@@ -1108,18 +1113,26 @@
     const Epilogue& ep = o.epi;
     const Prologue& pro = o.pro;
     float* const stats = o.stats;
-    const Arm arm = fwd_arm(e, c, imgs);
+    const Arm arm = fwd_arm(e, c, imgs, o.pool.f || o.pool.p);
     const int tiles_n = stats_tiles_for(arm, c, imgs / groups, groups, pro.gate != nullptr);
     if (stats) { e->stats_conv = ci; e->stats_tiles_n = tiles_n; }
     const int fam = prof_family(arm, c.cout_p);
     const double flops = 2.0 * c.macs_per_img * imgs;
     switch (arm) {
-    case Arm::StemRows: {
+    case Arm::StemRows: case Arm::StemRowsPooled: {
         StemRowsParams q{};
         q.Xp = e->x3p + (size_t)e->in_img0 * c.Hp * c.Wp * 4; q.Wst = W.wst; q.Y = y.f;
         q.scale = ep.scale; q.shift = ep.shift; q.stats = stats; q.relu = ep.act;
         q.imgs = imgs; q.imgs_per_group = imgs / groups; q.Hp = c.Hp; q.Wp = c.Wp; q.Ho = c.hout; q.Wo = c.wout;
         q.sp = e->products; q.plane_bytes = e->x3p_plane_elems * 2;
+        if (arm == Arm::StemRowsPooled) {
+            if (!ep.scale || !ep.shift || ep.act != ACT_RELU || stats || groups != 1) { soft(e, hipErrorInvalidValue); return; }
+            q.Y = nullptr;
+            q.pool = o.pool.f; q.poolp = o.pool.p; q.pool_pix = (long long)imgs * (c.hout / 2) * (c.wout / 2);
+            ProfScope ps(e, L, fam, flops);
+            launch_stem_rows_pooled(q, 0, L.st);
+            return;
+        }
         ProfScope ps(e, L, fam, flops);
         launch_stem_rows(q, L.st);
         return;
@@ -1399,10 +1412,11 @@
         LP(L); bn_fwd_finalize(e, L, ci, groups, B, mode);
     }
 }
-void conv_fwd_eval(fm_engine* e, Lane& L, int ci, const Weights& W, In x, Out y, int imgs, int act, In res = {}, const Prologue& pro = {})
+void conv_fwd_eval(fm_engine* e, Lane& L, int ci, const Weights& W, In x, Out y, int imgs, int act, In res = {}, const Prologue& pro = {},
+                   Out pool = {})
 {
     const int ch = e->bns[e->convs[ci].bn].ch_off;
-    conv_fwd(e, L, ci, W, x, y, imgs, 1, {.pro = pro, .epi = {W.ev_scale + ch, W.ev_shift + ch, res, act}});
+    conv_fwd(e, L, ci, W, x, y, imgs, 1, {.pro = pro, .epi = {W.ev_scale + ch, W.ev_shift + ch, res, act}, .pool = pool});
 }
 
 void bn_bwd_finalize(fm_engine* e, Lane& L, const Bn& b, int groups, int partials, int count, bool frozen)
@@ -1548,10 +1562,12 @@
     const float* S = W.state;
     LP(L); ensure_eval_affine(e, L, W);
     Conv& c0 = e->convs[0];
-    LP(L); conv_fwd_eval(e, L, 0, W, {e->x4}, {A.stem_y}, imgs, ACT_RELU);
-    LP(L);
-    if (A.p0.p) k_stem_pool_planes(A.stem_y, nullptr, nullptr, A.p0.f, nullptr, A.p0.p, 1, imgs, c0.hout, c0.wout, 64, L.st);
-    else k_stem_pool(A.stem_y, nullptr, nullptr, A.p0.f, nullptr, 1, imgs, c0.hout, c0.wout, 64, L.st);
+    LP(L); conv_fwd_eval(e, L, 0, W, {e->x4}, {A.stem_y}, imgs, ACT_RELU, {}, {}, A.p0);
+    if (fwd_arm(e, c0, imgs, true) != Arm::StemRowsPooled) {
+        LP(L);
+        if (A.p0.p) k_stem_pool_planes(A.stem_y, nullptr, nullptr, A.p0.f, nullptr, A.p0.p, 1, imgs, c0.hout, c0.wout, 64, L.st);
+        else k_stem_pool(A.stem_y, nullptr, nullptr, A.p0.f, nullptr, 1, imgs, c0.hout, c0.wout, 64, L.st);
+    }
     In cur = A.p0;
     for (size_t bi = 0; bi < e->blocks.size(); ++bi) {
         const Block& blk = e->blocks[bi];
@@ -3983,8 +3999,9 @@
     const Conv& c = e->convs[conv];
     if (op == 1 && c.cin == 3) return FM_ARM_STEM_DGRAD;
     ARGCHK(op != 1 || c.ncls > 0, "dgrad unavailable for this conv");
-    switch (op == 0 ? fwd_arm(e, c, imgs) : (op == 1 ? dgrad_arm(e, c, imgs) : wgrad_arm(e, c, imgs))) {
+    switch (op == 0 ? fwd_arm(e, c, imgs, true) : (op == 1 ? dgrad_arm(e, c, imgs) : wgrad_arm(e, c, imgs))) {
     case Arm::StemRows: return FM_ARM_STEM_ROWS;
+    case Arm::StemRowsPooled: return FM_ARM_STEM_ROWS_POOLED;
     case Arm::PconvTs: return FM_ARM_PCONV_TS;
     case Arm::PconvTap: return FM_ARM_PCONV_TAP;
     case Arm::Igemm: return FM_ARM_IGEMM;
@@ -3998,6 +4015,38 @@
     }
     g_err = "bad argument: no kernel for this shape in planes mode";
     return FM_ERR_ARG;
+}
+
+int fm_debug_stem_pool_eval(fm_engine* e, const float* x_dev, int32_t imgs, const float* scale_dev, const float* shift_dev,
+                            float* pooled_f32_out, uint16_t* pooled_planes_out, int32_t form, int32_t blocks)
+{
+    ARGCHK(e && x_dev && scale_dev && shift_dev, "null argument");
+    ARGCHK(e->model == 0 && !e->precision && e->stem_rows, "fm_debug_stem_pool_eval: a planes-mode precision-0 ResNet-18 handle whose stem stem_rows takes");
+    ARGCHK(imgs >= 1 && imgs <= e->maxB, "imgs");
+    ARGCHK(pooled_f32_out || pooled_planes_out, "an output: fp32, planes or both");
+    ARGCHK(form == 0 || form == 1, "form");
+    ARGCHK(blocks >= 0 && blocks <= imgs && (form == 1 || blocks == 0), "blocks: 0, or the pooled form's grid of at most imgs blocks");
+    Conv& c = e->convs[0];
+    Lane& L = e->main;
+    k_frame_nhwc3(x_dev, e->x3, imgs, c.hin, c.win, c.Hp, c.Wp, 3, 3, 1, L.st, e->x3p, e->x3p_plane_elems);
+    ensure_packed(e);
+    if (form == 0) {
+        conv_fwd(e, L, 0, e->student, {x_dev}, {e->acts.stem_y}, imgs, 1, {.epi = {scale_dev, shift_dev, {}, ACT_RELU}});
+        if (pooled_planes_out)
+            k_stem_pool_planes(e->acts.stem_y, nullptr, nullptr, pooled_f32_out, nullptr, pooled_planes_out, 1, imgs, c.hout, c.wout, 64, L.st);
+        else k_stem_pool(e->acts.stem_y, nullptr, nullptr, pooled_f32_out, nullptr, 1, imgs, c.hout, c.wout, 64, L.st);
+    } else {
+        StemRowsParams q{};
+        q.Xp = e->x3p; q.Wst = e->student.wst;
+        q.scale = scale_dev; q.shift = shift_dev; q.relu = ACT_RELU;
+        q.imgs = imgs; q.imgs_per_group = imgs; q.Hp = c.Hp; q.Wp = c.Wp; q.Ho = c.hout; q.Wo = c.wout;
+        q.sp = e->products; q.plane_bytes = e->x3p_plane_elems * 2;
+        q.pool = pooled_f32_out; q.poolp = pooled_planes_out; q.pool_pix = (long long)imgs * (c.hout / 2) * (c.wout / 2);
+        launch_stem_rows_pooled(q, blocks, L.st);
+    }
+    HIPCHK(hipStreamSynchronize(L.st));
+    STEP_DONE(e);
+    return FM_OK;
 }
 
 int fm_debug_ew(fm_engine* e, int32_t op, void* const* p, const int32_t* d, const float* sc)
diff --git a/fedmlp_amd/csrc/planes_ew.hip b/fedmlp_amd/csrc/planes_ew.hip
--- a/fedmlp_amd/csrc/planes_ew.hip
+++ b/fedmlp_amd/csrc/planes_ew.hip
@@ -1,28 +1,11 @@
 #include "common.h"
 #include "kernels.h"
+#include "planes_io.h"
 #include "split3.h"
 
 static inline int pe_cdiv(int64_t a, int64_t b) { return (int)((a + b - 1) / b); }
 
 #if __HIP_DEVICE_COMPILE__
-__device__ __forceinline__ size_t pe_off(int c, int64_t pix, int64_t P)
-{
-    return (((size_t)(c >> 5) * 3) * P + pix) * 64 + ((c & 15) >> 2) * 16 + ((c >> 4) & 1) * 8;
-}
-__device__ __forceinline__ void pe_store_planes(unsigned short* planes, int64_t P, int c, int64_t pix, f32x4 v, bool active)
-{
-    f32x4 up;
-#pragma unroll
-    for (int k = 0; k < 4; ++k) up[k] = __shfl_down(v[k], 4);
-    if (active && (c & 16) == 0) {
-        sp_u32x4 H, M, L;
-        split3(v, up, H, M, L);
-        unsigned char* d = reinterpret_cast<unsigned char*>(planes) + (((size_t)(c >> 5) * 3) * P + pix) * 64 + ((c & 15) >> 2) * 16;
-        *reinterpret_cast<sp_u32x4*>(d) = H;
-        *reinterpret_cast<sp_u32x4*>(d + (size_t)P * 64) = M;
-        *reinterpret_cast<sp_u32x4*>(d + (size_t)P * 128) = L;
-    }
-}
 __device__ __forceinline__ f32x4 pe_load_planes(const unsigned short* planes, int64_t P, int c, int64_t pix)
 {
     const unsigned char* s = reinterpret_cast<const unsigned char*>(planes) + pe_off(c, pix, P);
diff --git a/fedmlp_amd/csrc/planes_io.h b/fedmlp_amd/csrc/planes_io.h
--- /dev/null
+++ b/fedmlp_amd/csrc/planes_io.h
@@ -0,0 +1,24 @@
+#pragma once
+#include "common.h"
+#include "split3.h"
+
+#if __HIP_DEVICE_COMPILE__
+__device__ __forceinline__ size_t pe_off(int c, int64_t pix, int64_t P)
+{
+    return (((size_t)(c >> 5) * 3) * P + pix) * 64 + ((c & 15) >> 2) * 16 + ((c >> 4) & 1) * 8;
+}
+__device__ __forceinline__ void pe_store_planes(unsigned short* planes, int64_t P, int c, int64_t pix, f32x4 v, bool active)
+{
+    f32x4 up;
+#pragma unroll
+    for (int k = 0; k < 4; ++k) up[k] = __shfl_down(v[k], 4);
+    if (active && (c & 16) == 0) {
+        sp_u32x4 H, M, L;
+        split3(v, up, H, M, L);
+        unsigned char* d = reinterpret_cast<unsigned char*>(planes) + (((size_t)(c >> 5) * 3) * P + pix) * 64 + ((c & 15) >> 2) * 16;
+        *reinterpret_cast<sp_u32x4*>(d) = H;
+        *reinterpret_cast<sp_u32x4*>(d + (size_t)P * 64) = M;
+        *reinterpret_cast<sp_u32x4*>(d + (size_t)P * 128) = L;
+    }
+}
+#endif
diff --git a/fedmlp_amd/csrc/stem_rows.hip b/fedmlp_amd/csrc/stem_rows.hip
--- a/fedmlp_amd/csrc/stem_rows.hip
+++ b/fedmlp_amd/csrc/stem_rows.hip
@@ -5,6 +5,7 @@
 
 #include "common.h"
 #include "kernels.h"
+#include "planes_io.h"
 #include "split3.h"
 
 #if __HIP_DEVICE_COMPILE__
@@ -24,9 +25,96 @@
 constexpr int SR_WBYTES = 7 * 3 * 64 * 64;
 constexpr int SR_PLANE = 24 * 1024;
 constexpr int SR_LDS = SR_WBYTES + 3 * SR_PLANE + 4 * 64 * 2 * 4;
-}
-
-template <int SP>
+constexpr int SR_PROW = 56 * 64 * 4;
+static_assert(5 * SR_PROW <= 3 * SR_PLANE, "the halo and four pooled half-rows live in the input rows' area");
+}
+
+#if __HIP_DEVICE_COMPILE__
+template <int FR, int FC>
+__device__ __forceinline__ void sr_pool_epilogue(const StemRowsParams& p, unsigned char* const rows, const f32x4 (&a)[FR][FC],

==

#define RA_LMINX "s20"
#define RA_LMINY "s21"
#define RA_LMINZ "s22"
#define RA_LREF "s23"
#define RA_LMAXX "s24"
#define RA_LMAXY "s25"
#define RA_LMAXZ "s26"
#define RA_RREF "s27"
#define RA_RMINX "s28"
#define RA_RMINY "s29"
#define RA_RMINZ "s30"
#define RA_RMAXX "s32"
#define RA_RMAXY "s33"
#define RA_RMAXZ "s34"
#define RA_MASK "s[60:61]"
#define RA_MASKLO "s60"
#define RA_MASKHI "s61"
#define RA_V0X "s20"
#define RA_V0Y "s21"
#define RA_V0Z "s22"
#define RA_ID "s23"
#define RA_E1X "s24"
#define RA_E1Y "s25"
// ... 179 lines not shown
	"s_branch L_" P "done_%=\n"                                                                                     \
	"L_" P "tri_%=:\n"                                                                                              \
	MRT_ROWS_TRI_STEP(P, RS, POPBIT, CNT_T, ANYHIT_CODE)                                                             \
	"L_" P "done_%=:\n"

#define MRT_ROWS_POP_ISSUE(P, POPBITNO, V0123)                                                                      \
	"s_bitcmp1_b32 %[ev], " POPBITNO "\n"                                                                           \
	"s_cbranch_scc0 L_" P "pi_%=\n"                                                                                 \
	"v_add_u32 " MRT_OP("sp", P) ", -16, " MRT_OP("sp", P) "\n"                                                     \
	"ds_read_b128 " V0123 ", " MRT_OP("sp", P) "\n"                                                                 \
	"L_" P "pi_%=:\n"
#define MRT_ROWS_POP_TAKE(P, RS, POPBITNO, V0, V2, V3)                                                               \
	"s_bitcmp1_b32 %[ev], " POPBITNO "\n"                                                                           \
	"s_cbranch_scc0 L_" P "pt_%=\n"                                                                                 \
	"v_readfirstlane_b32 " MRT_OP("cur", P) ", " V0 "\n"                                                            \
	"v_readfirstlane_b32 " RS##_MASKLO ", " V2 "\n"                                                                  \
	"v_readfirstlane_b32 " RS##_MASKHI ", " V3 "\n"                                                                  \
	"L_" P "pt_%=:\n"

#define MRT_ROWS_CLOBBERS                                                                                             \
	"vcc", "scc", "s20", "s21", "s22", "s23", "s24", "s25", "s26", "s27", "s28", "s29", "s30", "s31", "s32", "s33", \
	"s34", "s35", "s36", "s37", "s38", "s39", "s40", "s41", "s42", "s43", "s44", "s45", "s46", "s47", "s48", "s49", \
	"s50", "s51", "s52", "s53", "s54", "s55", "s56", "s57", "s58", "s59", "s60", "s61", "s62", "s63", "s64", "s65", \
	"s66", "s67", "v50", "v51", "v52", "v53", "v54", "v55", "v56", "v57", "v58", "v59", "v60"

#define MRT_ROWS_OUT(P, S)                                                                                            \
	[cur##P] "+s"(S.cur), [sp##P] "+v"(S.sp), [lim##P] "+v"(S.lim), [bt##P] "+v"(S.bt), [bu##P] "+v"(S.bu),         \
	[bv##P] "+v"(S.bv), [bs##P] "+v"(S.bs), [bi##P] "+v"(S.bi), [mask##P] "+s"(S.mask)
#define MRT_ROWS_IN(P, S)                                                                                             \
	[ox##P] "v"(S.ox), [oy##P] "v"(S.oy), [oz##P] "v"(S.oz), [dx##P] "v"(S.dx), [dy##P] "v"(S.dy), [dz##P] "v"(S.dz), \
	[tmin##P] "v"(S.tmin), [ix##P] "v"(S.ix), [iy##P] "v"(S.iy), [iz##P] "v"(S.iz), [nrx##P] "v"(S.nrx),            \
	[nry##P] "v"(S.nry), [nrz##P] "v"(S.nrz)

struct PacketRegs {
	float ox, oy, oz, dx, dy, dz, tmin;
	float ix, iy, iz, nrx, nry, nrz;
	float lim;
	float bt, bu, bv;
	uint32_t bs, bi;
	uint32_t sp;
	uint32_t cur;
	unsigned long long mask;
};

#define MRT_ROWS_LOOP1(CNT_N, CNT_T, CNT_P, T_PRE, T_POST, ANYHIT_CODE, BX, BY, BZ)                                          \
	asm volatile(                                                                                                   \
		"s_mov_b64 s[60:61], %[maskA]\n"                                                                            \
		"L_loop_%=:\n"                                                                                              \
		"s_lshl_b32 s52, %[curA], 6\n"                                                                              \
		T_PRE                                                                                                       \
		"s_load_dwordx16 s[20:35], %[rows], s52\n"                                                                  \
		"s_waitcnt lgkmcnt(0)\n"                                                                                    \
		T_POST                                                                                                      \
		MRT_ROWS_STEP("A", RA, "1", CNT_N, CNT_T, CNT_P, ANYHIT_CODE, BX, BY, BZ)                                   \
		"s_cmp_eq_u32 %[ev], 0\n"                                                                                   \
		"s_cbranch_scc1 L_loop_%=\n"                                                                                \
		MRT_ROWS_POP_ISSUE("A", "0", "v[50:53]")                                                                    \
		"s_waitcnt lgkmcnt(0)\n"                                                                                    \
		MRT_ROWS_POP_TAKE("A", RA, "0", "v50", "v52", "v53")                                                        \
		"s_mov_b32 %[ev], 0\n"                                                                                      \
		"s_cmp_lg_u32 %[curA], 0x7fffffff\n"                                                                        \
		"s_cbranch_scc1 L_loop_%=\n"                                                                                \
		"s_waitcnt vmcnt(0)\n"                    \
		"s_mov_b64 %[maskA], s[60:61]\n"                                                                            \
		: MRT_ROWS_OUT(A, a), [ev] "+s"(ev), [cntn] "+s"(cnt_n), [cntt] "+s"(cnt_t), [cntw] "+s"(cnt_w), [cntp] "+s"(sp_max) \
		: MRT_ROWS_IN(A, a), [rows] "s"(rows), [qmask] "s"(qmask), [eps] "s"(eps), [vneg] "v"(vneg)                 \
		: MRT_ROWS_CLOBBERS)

---

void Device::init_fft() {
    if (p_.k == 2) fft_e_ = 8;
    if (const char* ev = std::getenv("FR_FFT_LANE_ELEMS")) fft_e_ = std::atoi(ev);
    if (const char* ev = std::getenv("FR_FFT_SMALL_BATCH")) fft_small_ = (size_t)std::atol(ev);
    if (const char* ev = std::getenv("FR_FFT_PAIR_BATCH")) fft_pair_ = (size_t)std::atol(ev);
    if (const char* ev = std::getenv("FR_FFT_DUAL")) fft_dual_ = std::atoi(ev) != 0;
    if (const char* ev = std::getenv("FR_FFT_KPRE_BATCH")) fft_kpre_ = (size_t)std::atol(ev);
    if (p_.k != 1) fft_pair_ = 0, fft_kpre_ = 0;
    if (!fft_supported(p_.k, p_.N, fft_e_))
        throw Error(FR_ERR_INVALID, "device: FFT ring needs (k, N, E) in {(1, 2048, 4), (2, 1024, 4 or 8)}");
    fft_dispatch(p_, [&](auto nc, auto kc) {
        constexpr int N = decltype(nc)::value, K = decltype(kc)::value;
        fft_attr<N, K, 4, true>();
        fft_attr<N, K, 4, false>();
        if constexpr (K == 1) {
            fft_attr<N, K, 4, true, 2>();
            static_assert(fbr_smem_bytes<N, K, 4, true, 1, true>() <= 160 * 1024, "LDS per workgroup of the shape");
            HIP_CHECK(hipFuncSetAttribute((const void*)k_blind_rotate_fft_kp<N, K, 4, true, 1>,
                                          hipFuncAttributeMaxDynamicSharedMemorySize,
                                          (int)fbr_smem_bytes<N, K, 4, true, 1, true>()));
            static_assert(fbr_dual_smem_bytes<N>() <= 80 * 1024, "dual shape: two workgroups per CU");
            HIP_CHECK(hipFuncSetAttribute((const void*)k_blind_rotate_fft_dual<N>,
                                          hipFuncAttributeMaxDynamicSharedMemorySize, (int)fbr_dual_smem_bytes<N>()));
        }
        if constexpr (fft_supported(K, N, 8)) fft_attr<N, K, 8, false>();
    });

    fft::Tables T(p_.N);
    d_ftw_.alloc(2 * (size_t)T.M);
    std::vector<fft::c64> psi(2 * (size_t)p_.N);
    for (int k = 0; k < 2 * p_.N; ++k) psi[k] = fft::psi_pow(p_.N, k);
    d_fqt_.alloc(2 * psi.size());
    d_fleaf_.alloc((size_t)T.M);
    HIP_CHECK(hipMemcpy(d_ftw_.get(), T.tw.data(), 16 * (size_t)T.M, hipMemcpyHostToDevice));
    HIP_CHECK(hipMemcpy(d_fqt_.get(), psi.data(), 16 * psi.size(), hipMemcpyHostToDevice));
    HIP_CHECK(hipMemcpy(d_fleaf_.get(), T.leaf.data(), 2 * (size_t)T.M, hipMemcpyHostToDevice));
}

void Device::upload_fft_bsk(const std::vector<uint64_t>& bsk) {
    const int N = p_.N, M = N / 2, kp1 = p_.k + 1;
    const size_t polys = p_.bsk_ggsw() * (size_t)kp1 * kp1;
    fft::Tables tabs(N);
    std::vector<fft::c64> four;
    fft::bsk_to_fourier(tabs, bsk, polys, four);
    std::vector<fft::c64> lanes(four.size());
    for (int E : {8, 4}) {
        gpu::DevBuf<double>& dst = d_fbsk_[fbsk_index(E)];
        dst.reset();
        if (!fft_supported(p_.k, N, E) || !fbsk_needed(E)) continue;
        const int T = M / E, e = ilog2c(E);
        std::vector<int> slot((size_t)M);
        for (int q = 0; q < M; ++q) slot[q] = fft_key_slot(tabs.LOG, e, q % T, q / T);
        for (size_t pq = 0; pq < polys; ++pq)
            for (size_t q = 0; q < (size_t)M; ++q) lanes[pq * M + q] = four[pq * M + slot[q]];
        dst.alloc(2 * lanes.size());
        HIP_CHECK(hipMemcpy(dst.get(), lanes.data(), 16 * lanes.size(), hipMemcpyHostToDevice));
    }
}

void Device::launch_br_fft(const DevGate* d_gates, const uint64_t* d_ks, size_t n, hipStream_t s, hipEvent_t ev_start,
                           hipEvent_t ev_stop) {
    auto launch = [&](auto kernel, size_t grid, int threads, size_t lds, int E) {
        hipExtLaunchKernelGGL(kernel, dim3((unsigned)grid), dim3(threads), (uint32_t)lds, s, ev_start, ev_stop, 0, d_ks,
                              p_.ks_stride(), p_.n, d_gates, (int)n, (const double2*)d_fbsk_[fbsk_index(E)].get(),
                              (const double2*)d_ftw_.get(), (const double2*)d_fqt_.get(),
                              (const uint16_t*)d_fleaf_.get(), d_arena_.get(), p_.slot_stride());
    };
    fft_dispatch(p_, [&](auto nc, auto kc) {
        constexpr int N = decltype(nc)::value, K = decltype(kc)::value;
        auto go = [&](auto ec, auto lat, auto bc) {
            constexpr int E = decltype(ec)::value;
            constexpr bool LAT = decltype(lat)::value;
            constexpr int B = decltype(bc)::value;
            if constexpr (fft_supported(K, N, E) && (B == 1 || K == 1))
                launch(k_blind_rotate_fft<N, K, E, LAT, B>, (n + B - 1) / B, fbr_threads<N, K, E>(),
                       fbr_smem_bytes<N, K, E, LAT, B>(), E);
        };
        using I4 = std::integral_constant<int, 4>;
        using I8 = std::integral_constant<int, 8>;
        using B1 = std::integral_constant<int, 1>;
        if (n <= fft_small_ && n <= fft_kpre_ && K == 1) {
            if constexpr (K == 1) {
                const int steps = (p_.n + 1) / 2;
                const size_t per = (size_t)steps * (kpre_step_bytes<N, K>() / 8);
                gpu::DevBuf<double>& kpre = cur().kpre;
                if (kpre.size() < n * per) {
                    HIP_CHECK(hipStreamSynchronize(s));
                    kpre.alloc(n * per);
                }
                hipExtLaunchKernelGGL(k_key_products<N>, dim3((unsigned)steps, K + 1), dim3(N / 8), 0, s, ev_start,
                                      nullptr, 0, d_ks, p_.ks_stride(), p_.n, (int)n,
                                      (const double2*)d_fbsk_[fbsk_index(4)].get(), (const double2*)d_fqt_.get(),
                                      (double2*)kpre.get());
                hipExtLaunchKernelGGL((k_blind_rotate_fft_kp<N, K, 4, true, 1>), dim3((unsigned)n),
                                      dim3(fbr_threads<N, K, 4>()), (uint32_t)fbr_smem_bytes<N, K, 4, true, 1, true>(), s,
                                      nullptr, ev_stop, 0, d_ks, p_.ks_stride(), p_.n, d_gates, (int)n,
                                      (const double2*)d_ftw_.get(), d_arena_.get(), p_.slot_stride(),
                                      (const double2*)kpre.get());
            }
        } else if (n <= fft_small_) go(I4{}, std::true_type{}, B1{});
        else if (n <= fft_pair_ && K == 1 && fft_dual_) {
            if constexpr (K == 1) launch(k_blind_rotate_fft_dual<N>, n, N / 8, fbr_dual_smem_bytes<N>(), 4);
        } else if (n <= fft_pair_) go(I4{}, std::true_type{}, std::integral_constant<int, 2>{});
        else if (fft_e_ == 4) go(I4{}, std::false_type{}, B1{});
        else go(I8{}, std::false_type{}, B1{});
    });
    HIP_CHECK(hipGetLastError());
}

* WHAT NEEDS TO BE DONE: Output only an exact transcription of the lines above from the one with "std::vector<int> slot((size_t)M);" up to and including the one with "for (size_t pq = 0; pq < polys; ++pq)".

* YOUR RESPONSE:
        std::vector<int> slot((size_t)M);
        for (int q = 0; q < M; ++q) slot[q] = fft_key_slot(tabs.LOG, e, q % T, q / T);
        for (size_t pq = 0; pq < polys; ++pq)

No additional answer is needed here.